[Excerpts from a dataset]
####################

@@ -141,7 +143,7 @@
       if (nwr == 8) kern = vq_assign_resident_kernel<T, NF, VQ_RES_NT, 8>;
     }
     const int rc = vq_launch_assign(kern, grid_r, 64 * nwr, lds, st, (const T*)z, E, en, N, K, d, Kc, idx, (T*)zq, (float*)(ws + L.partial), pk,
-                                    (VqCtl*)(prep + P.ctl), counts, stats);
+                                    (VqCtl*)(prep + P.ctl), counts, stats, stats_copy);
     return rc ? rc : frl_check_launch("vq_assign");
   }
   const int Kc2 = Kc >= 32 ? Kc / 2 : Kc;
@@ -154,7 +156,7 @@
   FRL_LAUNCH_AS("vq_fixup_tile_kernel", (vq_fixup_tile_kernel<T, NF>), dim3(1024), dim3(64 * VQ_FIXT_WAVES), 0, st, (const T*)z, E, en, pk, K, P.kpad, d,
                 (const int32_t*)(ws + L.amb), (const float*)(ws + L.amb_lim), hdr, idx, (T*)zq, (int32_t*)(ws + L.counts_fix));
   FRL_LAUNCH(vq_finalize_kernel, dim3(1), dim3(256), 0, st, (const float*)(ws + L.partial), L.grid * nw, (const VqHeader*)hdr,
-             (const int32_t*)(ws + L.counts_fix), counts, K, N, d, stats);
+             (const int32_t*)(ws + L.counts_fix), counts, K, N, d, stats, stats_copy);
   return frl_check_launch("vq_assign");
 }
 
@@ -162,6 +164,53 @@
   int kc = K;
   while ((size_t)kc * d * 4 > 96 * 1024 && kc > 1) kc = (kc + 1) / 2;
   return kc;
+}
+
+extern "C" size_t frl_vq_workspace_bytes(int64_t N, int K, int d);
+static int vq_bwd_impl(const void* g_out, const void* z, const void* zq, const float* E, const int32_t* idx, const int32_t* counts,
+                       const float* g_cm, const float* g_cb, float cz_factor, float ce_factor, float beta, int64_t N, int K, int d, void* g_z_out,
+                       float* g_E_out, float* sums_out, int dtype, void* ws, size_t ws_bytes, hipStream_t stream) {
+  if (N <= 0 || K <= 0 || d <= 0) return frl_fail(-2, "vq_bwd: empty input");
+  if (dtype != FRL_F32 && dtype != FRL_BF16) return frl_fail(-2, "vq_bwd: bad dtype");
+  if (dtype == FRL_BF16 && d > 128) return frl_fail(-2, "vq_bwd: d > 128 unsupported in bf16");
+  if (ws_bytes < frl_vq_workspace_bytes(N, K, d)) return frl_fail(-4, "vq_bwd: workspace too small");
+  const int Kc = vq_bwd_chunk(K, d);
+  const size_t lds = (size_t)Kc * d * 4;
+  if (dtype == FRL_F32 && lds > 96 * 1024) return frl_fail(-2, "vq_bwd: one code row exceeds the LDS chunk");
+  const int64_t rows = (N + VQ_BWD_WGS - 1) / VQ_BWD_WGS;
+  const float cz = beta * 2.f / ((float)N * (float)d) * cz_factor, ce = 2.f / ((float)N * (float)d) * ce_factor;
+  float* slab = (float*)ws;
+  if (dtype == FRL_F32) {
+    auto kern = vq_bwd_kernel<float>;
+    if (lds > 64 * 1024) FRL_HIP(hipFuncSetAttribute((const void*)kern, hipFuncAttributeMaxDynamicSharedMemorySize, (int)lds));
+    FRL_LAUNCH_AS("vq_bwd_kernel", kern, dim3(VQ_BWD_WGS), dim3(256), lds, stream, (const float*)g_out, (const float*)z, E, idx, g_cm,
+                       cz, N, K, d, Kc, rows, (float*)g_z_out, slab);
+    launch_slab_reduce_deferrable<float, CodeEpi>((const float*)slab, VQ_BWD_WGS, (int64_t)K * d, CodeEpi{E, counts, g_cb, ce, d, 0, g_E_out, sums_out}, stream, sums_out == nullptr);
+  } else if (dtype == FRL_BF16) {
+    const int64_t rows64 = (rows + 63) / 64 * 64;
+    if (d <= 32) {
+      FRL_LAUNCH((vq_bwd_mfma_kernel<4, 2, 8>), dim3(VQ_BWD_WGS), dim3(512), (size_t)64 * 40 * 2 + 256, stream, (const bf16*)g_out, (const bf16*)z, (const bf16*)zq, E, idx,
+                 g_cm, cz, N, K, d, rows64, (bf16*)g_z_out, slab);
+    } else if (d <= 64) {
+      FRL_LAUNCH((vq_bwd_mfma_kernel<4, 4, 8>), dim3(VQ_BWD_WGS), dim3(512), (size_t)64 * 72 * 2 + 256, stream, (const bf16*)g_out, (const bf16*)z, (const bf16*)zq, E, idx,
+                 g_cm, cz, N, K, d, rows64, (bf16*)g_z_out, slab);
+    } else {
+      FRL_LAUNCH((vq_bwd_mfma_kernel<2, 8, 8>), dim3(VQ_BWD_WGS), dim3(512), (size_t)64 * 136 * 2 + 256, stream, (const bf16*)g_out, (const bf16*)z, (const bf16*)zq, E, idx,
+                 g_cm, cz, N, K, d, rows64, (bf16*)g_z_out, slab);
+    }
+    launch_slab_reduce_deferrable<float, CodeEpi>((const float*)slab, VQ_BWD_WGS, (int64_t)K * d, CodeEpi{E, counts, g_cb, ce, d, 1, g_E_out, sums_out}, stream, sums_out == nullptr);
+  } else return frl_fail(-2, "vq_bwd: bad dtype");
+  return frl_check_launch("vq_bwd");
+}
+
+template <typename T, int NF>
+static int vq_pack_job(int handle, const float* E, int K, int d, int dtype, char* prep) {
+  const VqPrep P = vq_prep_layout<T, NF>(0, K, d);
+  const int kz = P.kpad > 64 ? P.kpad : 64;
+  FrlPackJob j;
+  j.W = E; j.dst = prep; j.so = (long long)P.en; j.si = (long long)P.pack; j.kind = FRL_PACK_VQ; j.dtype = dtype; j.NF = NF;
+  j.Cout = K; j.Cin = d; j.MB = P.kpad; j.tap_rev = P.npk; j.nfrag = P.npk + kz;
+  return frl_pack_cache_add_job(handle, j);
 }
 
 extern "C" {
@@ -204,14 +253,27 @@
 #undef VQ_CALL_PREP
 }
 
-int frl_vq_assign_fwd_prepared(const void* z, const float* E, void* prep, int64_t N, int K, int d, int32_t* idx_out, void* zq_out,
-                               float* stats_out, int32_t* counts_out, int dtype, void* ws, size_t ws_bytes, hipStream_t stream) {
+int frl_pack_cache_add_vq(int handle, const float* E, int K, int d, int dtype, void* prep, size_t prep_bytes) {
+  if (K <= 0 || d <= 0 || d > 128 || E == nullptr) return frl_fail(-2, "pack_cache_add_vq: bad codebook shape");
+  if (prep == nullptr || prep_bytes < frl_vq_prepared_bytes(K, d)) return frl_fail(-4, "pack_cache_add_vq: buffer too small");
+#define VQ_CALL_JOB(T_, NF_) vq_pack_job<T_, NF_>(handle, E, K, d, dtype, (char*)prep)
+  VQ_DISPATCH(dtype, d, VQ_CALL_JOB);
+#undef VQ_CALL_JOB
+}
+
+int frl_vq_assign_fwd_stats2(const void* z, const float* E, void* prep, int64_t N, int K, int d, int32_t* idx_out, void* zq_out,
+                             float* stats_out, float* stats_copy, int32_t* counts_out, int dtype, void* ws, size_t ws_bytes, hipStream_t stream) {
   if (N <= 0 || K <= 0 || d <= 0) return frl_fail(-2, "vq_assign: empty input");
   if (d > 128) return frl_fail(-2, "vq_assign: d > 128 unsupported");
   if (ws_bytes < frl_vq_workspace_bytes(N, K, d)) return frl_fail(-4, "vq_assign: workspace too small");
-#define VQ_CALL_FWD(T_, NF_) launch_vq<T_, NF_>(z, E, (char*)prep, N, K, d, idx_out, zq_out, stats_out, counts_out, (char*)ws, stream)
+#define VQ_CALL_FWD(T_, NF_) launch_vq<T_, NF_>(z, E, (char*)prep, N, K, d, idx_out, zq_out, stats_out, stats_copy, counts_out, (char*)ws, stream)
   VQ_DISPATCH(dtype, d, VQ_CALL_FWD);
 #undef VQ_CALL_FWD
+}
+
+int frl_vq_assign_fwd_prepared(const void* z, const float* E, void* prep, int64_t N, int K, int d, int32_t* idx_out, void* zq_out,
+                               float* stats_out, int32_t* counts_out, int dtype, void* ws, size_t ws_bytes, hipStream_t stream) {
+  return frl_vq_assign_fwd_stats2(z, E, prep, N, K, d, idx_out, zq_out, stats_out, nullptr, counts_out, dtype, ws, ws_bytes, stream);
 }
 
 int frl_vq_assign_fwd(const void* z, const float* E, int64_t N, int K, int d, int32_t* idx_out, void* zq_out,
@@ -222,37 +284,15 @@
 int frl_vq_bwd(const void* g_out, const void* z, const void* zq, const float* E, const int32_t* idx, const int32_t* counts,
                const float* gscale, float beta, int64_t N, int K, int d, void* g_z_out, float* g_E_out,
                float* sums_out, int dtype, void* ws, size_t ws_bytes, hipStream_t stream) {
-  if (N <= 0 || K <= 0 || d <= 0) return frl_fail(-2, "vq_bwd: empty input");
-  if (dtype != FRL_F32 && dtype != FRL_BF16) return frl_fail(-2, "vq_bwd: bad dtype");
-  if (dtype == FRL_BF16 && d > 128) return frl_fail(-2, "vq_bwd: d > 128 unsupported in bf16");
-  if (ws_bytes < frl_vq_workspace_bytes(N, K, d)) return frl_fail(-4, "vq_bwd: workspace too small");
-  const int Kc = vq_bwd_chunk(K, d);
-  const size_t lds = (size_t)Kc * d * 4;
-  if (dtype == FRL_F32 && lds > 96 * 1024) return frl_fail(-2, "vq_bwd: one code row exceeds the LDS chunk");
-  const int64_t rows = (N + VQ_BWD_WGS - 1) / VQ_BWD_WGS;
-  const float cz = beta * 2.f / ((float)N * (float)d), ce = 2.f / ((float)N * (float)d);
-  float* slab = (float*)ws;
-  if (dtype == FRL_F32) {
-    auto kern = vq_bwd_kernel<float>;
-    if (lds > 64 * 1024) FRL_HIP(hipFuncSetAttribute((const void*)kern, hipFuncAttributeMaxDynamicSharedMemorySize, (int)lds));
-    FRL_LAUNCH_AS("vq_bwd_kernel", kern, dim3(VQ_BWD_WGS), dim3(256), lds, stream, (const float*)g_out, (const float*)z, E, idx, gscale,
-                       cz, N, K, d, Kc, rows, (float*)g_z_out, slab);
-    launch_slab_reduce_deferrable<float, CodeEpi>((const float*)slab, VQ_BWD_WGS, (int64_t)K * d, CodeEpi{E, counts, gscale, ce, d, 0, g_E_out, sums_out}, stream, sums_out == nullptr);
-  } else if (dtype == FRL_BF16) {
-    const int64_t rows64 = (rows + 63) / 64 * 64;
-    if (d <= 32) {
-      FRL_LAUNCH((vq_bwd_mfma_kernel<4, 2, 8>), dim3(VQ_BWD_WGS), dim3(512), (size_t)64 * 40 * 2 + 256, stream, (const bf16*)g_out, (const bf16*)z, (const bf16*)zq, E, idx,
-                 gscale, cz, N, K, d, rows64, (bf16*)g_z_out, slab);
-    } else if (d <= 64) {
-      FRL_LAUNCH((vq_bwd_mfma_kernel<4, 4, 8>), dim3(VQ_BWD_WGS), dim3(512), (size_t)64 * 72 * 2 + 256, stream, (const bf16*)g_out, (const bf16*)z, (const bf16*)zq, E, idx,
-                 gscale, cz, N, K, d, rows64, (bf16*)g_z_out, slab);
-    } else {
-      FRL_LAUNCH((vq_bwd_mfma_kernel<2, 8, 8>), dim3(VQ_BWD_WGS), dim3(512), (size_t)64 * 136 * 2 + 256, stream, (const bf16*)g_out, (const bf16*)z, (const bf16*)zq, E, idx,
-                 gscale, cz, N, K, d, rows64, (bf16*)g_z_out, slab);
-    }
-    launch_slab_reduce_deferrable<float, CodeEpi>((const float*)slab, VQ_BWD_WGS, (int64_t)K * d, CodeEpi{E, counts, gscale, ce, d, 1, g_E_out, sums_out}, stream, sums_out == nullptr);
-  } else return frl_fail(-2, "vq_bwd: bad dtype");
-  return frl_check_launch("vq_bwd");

####################

→ **WORK ITEM**
Some lines above hold the word "auto". Copy all of them.

→ **TASK RESPONSE**
+    auto kern = vq_bwd_kernel<float>;
-    auto kern = vq_bwd_kernel<float>;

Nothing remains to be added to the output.